Zuvor hat er wegen homosexueller Unzucht in einem englischen Zuchthaus gesessen, die Anklage „verdankte“ er dem Vater seines früheren Liebhabers, des Lord Alfred Douglas „Bosie“ (Colin Morgan).

Die Zwangsarbeit hat die Gesundheit des Dichters ruiniert

Das Gefängnis und die damit einhergehende Zwangsarbeit hat die Gesundheit des einst gefeierten Dichters ruiniert genau wie seine gesellschaftliche Stellung. Und mit Hilfe seiner Freunde Robbie Ross (Edwin Thomas) und Reggie Turner (Colin Firth), die ihn finanziell wie emotional unterstützen, hat er jetzt Zuflucht in Frankreich gefunden.

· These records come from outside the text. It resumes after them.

@@ -391,6 +407,7 @@
             if (tid == 0) s_kept = k_;
         }
         __syncthreads();
+        NMS_TICK(nms_acc[2]);
         const int kept0 = kept;
         kept = s_kept;
         if (kept < max_det) {
@@ -419,8 +436,14 @@
             }
         }
         __syncthreads();
+        NMS_TICK(nms_acc[3]);
     }
     NMS_STAMP(3);
+#ifdef VTI_STAMPS
+    if (tid == 0 && b < 4096) {
+        g_nms_stamps[b * 8 + 5] = nms_acc[1]; g_nms_stamps[b * 8 + 6] = nms_acc[2]; g_nms_stamps[b * 8 + 7] = nms_acc[3];
+    }
+#endif
     for (int k = tid; k < kept; k += NMS_THREADS) {
         const int a = (int)(keys[keep[k]] & 0xffffffffu);
         kid[k] = a;
@@ -566,6 +589,8 @@
                 fprintf(stderr, "[nms stamps] %-7s median %8lld  max %8lld  slowest-frame %8lld cycles\n", nm_[i],
                         d.empty() ? 0 : d[d.size() / 2], d.empty() ? 0 : d.back(), (long long)(h[worst * 8 + i + 1] - h[worst * 8 + i]));
             }
+            fprintf(stderr, "[nms stamps] greedy rounds of the slowest frame: A (64 x 64 matrix) %llu  B (walk) %llu  C (later candidates) %llu cycles\n",
+                    h[worst * 8 + 5], h[worst * 8 + 6], h[worst * 8 + 7]);
         }
     }
 #endif
@@ -574,6 +599,24 @@
 
 constexpr int MT = 64;
 constexpr int ML = MT / 4 + 3;
+
+struct MaskRecords { unsigned* rect; float4* box; float* scale; uint4* coef; };
+constexpr unsigned MASK_RECT_EMPTY = 0xffu;
+static inline size_t mask_align16(size_t n) { return (n + 15) & ~(size_t)15; }
+static inline size_t mask_records_bytes(int capacity) {
+    return mask_align16((size_t)capacity * 4) * 2 + (size_t)capacity * (16 + 128);
+}
+static inline MaskRecords mask_records(void* ws, int capacity) {
+    char* p = (char*)ws + 256;
+    MaskRecords r;
+    r.box = (float4*)p; p += (size_t)capacity * 16;
+    r.coef = (uint4*)p; p += (size_t)capacity * 128;
+    r.rect = (unsigned*)p; p += mask_align16((size_t)capacity * 4);
+    r.scale = (float*)p;
+    return r;
+}
+template <bool F16>
+__device__ __forceinline__ float mask_coef_operands(const float (&cf)[32], uint4* dst);
 
 __global__ __launch_bounds__(256) void mask_offsets_kernel(const int* __restrict__ counts, int B, int max_det,
                                                            int* __restrict__ offsets, int* __restrict__ nitems) {
@@ -603,11 +646,14 @@
     return tx1 >= tx0 && ty1 >= ty0;
 }
 
-template <bool FUSED_OFFSETS>
+template <bool FUSED_OFFSETS, int REC>
 __global__ __launch_bounds__(256) void mask_clear_kernel(const int* __restrict__ counts, int* __restrict__ offsets, int* __restrict__ nitems,
-                                                         int B, int max_det, int slot_bytes, int capacity, uint8_t* __restrict__ masks) {
+                                                         int B, int max_det, int slot_bytes, int capacity, uint8_t* __restrict__ masks,
+                                                         const float* __restrict__ dets, int H, int W, MaskRecords rec) {
     const int slot = blockIdx.x;
+    const int ln = threadIdx.x & 63;
     int total;
+    int own_b = 0, own_i = 0;
     if constexpr (FUSED_OFFSETS) {
         __shared__ int s_c[1025];
         __shared__ int s_tot;
@@ -617,27 +663,68 @@
         for (int b = threadIdx.x; b < B; b += 256) {
             const int c = counts[b], cc = c < 0 ? 0 : (c > max_det ? max_det : c);
             part += cc;
-            if (slot == 0) s_c[b + 1] = cc;
+            if (REC || slot == 0) s_c[b + 1] = cc;
         }
         for (int o = 32; o > 0; o >>= 1) part += __shfl_xor(part, o);
         if ((threadIdx.x & 63) == 0) atomicAdd(&s_tot, part);
         __syncthreads();
         total = s_tot;
-        if (slot == 0) {
-            if (threadIdx.x == 0) {
-                s_c[0] = 0; *nitems = 0;
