@@ -87,6 +92,17 @@
 #else
     if (algo == 4) return p.refuse(CLIPMI_EUNSUPPORTED, "algo 4 (gemm2w, DESIGN 4.4g) was removed in round 5: measured slower in round 3, its sources are in the history");
 #endif
+    if (algo == ALGO_ROWS) {
+        if (N < 1 || K < 1 || N % ROWS_BN != 0 || K % 64 != 0 || M <= SKINNY_MAX_M || M >= ROWS_END_M)
+            return p.refuse(CLIPMI_EINVAL, "gemm_rows: M=%d N=%d K=%d (need %d < M < %d, N %% %d == 0, K %% 64 == 0)", M, N, K, SKINNY_MAX_M,
+                            ROWS_END_M, ROWS_BN);
+        if (leaf_in) return p.refuse(CLIPMI_EINVAL, "gemm: ln_leaf_in is read by the skinny LN-folded consumers only (M <= %d)", SKINNY_MAX_M);
+        const bool scratch = epi == EPI_BIAS_RESID_LN_F32;
+        const int ran = scratch ? (int)EPI_F32 : epi;
+        if (!epi_in(EPI_MASK_ROWS, ran)) return p.refuse(CLIPMI_EINVAL, "gemm_rows: epilogue %d", ran);
+        const int bm = kn.rows_bm == 64 ? 64 : ROWS_BM;
+        return p.add(M, GK_ROWS, ran, scratch, false, (N / ROWS_BN) * ((M + bm - 1) / bm), rows_lds(bm, kn.rows_stages == 2 ? 2 : ROWS_STAGES));
+    }
     const bool ok256 = N % 256 == 0 && K % 64 == 0 && K >= 128;
     if (algo == 2 && !ok256) return p.refuse(CLIPMI_EINVAL, "gemm256: N=%d K=%d (need N %% 256 == 0, K %% 64 == 0, K >= 128)", N, K);
     const bool ok256p = ok256 && K % 128 == 0 && N <= plan_chip::G256P_MAX_N && epi_in(EPI_MASK_256P, epi) && K <= (1 << 20) &&
diff --git a/cli-p_amd/csrc/gemm_rows.hpp b/cli-p_amd/csrc/gemm_rows.hpp
--- /dev/null
+++ b/cli-p_amd/csrc/gemm_rows.hpp
@@ -0,0 +1,133 @@
+#pragma once
+#include "gemm.hpp"
+
+namespace clipmi {
+
+constexpr int GROWS_BN = 64, GROWS_BK = 64;
+constexpr int grows_lds_bytes(int BM, int S) { return S * (BM + GROWS_BN) * GROWS_BK * 2; }
+static_assert(grows_lds_bytes(64, 4) <= 64 * 1024, "no LDS opt-in, two workgroups or more per CU");
+
+template <int EPI, int BM, int S>
+__global__ void __launch_bounds__(256) gemm_rows_bf16_nt_kernel(GemmArgs g) {
+    static_assert(BM == 32 || BM == 64, "2 x 2 waves of (BM / 2) x 32");
+    static_assert(S == 2 || S == 4, "the ring's slot is kt & (S - 1)");
+    static_assert(EPI == EPI_F32 || EPI == EPI_LN_BIAS_QGELU_BF16, "the class-token tail's epilogues");
+    constexpr int A_BYTES = BM * GROWS_BK * 2, W_BYTES = GROWS_BN * GROWS_BK * 2, BUF_BYTES = A_BYTES + W_BYTES;
+    constexpr int WM = BM / 2, MT = WM / 16, NT = 2;
+    constexpr int AP = BM / 32;
+    constexpr int AHEAD = (AP + 2) * (S - 2);
+    extern __shared__ __attribute__((aligned(16))) char smem[];
+    const int tid = threadIdx.x;
+    const int lane = tid & 63;
+    const int wave = __builtin_amdgcn_readfirstlane(tid >> 6);
+    const int wm = wave >> 1, wn = wave & 1;
+    const int fr = lane & 15, fg = lane >> 4;
+
+    const int ntn = g.N / GROWS_BN;
+    int bm, bn;
+    gemm_tile_coords(blockIdx.x, gridDim.x, (g.M + BM - 1) / BM, ntn, 8, 8, bm, bn);
+    const int m0 = bm * BM, n0 = bn * GROWS_BN;
+    const int K = g.K;
+
+    const int srow = lane >> 3, spos = lane & 7;
+    const unsigned short* a_src[AP];
+    const unsigned short* w_src[2];
+#pragma unroll
+    for (int i = 0; i < AP; ++i) {
+        const int row = (wave * AP + i) * 8 + srow;
+        int am = m0 + row;
+        am = am < g.M ? am : g.M - 1;
+        a_src[i] = g.A + (size_t)am * gemm_lda(g) + (spos ^ (row & 7)) * 8;
+    }
+#pragma unroll
+    for (int i = 0; i < 2; ++i) {
+        const int row = (wave * 2 + i) * 8 + srow;
+        w_src[i] = g.W + (size_t)(n0 + row) * K + (spos ^ (row & 7)) * 8;
+    }
+    auto stage = [&](int kt, int buf) {
+        char* abase = smem + buf * BUF_BYTES + wave * AP * 1024;
+        char* bbase = smem + buf * BUF_BYTES + A_BYTES + wave * 2 * 1024;
+#pragma unroll
+        for (int i = 0; i < AP; ++i)
+            __builtin_amdgcn_global_load_lds((const __attribute__((address_space(1))) void*)(a_src[i] + kt * GROWS_BK),
+                                             (__attribute__((address_space(3))) void*)(abase + i * 1024), 16, 0, 0);
+#pragma unroll
+        for (int i = 0; i < 2; ++i)
+            __builtin_amdgcn_global_load_lds((const __attribute__((address_space(1))) void*)(w_src[i] + kt * GROWS_BK),
+                                             (__attribute__((address_space(3))) void*)(bbase + i * 1024), 16, 0, 0);
+    };
+
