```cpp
int current_ctx(DevCtx **out) {
    int dev = 0;
    hipError_t e = hipGetDevice(&dev);
    if (e != hipSuccess) return set_err(LV_ERR_NO_DEVICE, std::string("hipGetDevice: ") + hipGetErrorString(e));
    if (dev < 0 || dev >= 64) return set_err(LV_ERR_NO_DEVICE, "device index out of range");
    DevCtx &c = g_dev[dev];
    std::lock_guard<std::mutex> lk(c.m);
    if (!c.ready) {
        hipDeviceProp_t prop;
        LV_HIP(hipGetDeviceProperties(&prop, dev));
        c.cus = prop.multiProcessorCount;
        for (int i = 0; i < kImages; ++i) {
            const auto &im = host_image(i);
            LV_HIP(hipMalloc(&c.image[i], im.size() * 4));
            counters().allocs++;
            LV_HIP(hipMemcpy(c.image[i], im.data(), im.size() * 4, hipMemcpyHostToDevice));
        }
        {
            std::vector<uint32_t> bt(lvk::kBaseMats * 1024);
            for (uint32_t i = 0; i < lvk::kBaseMats; ++i) {
                uint32_t S[4][256];
                lvgpu::shift_tables(1ull << i, S);
                for (int j = 0; j < 4; ++j)
                    for (int e = 0; e < 256; ++e) bt[i * 1024 + j * 256 + e] = S[j][e];
            }
            LV_HIP(hipMalloc(&c.base_tabs, bt.size() * 4));
            counters().allocs++;
            LV_HIP(hipMemcpy(c.base_tabs, bt.data(), bt.size() * 4, hipMemcpyHostToDevice));
        }
        c.ready = true;
    }
    *out = &c;
    return 0;
}

int pick_gi(uint64_t len) {
    if (len <= 128) return 0;
    if (len <= 1024) return 1;
    if (len <= 16384) return 2;
    return 3;
}

int forced_gi(uint32_t flags) {
    const uint32_t f = (flags & LV_CRC_GROUP_MASK) >> 8;
    return f ? static_cast<int>(f) - 1 : -1;
}

static StreamWs *find_ws(DevCtx &c, hipStream_t s, bool create) {
    std::lock_guard<std::mutex> mk(c.ws_m);
    if (!create) {
        auto it = c.ws.find(s);
        return it == c.ws.end() ? nullptr : it->second.get();
    }
    auto &slot = c.ws[s];
    if (!slot) slot.reset(new StreamWs);
    return slot.get();
}

int stream_ws_bytes(DevCtx &c, hipStream_t s, size_t need, uint8_t **out, std::unique_lock<std::mutex> *lk) {
    StreamWs *w = find_ws(c, s, true);
    *lk = std::unique_lock<std::mutex>(w->m);
    if (w->cap < need) {
        if (w->p) LV_HIP(hipFree(w->p));
        w->p = nullptr;
        w->cap = 0;
        LV_HIP(hipMalloc(&w->p, need));
        counters().allocs++;
        w->cap = need;
    }
    *out = w->p;
    return 0;
}

int stream_ws(DevCtx &c, hipStream_t s, uint64_t n, uint8_t **out, std::unique_lock<std::mutex> *lk) {
    return stream_ws_bytes(c, s, sort_ws_bytes(n), out, lk);
}

int stream_err(DevCtx &c, hipStream_t s, uint32_t **out) {
    StreamWs *w = find_ws(c, s, true);
    std::lock_guard<std::mutex> lk(w->em);
    if (!w->err) {
        LV_HIP(hipHostMalloc(reinterpret_cast<void **>(&w->herr), 4, hipHostMallocDefault));
        LV_HIP(hipMalloc(&w->err, 4));
        counters().allocs += 2;
        LV_HIP(hipMemsetAsync(w->err, 0, 4, s));
    }
    *out = w->err;
    return 0;
}
// ... 339 lines not shown
```

leveldb-rs_amd/csrc/lvh.h:

```cpp
#pragma once
#include <hip/hip_runtime.h>

#include <atomic>
#include <cstdint>
#include <map>
#include <memory>
#include <mutex>
#include <string>
#include <vector>

#include "../../include/lvgpu/crc32c.h"
#include "lv_internal.h"
#include "lvk/core.h"

namespace lvh {

extern thread_local std::string g_err;
extern thread_local const char *g_kernel;
int set_err(int code, const std::string &msg);

#define LV_HIP(call)                                                                   \
    do {                                                                               \
        hipError_t e_ = (call);                                                        \
        if (e_ != hipSuccess)                                                          \
            return set_err(static_cast<int>(e_), std::string(#call) + ": " +           \
                                                     hipGetErrorString(e_));           \
    } while (0)


constexpr int kGs[4] = {1, 4, 16, 64};
constexpr int kTableImage = 4;
constexpr uint32_t kAlRowsH = LVK_AL_ROWS;
constexpr int kAlImage = kAlRowsH == 4 ? 2 : kTableImage;
static_assert(kAlRowsH == 4 || kAlRowsH == lvk::kSstRows, "aligned rows: 4, or the table image's");
constexpr int kImages = 5;

const std::vector<uint32_t> &host_image(int gi);

struct StreamWs {
    std::mutex m;
    uint8_t *p = nullptr;
    size_t cap = 0;
    std::mutex em;
    uint32_t *err = nullptr;
    uint32_t *herr = nullptr;
};

struct DevCtx {
    std::mutex m;
    bool ready = false;
    int cus = 0;
    uint4 *image[kImages] = {};
    uint32_t *base_tabs = nullptr;
    std::mutex ws_m;
    std::map<hipStream_t, std::unique_ptr<StreamWs>> ws;
    std::mutex mats_m;
    std::map<uint64_t, uint32_t *> piece_mats;
    std::map<uint64_t, uint32_t *> piece_tabs;
    std::mutex host_m;
    uint8_t *d_arena = nullptr;
    size_t d_arena_cap = 0;
    uint8_t *d_meta = nullptr;
    size_t d_meta_cap = 0;
    uint8_t *h_meta = nullptr;
    size_t h_meta_cap = 0;
    uint8_t *h_stage[2] = {nullptr, nullptr};
    size_t h_stage_cap[2] = {0, 0};
    hipEvent_t ev[2] = {nullptr, nullptr};
    hipStream_t stream = nullptr;
    hipStream_t stream2 = nullptr;
    uint8_t *d_arena2 = nullptr;
    size_t d_arena2_cap = 0;
    uint8_t *d_scr[2] = {nullptr, nullptr};
    size_t d_scr_cap[2] = {0, 0};
    int dev = 0;
};

constexpr size_t kStageBytes = 64ull << 20;

struct DevCounters {
    std::atomic<uint64_t> h2d{0}, d2h{0}, allocs{0};
};
extern DevCounters g_count[64];
DevCounters &counters();


int grow_dev(uint8_t **p, size_t *cap, size_t need);
int grow_pinned(uint8_t **p, size_t *cap, size_t need);
bool is_pinned(const void *p);
void par_memcpy(uint8_t *dst, const uint8_t *src, size_t bytes, unsigned threads = LVK_MEMCPY_THREADS);
int current_ctx(DevCtx **out);
int pick_gi(uint64_t len);
int forced_gi(uint32_t flags);
int check_launch();

constexpr size_t al16(size_t x) { return (x + 15) & ~static_cast<size_t>(15); }

inline bool overlaps(const void *a, uint64_t ab, const void *b, uint64_t bb) {
    const uintptr_t x = reinterpret_cast<uintptr_t>(a), y = reinterpret_cast<uintptr_t>(b);
    return ab && bb && x < y + bb && y < x + ab;
}
inline bool misaligned(const void *p, uintptr_t n) { return reinterpret_cast<uintptr_t>(p) % n != 0; }

struct Carve {
    uint8_t *base;
    size_t at = 0;
    template <class T>
    T *take(size_t count) {
        const size_t o = at;
        at += al16(count * sizeof(T));
        return base ? reinterpret_cast<T *>(reinterpret_cast<uintptr_t>(base) + o) : nullptr;
    }
};

uint64_t sort_wgs(uint64_t n, uint64_t *chunk);
struct WsLayout {
    size_t m, wgb, ent, sseed, part, longs, tmp, pos, total;
};
WsLayout ws_layout(uint64_t n);
size_t sort_ws_bytes(uint64_t n);
int stream_ws_bytes(DevCtx &c, hipStream_t s, size_t need, uint8_t **out, std::unique_lock<std::mutex> *lk);
int stream_ws(DevCtx &c, hipStream_t s, uint64_t n, uint8_t **out, std::unique_lock<std::mutex> *lk);
int piece_mats(DevCtx &c, uint64_t plen, const uint32_t **out);
int piece_tabs(DevCtx &c, uint64_t plen, const uint32_t **out);
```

Dort nimmt er gegen ihren Rat auch wieder Kontakt zu Bosie auf, eine Begegnung, die recht hoffnungslos verläuft. Und Gesellschaft leisten ihm nun vor allem ein Strichjunge und dessen kleiner Bruder, denen er das Märchen vom glücklichen Prinzen erzählt, wie einst seinen beiden Söhnen.

Beeindruckend: Rupert Everetts schauspielerische Kraft

Der Film selbst, der mit zahlreichen Rückblenden und halluzinatorischen Szenen arbeitet, zeichnet die letzten drei Jahre seines Lebens nach bis zu Wildes Tod im Jahr 1900 – eine Zeit voller Alkoholexzesse, Armut und Verbitterung.

Beeindruckend ist neben dieser beängstigenden Tristesse besonders die schauspielerische Kraft und überbordende Leidenschaft, mit denen Everett diese Figur spielt. Eine ganz große Leistung, die auch die bisweilen eher konventionell biedere Inszenierung vergessen lässt.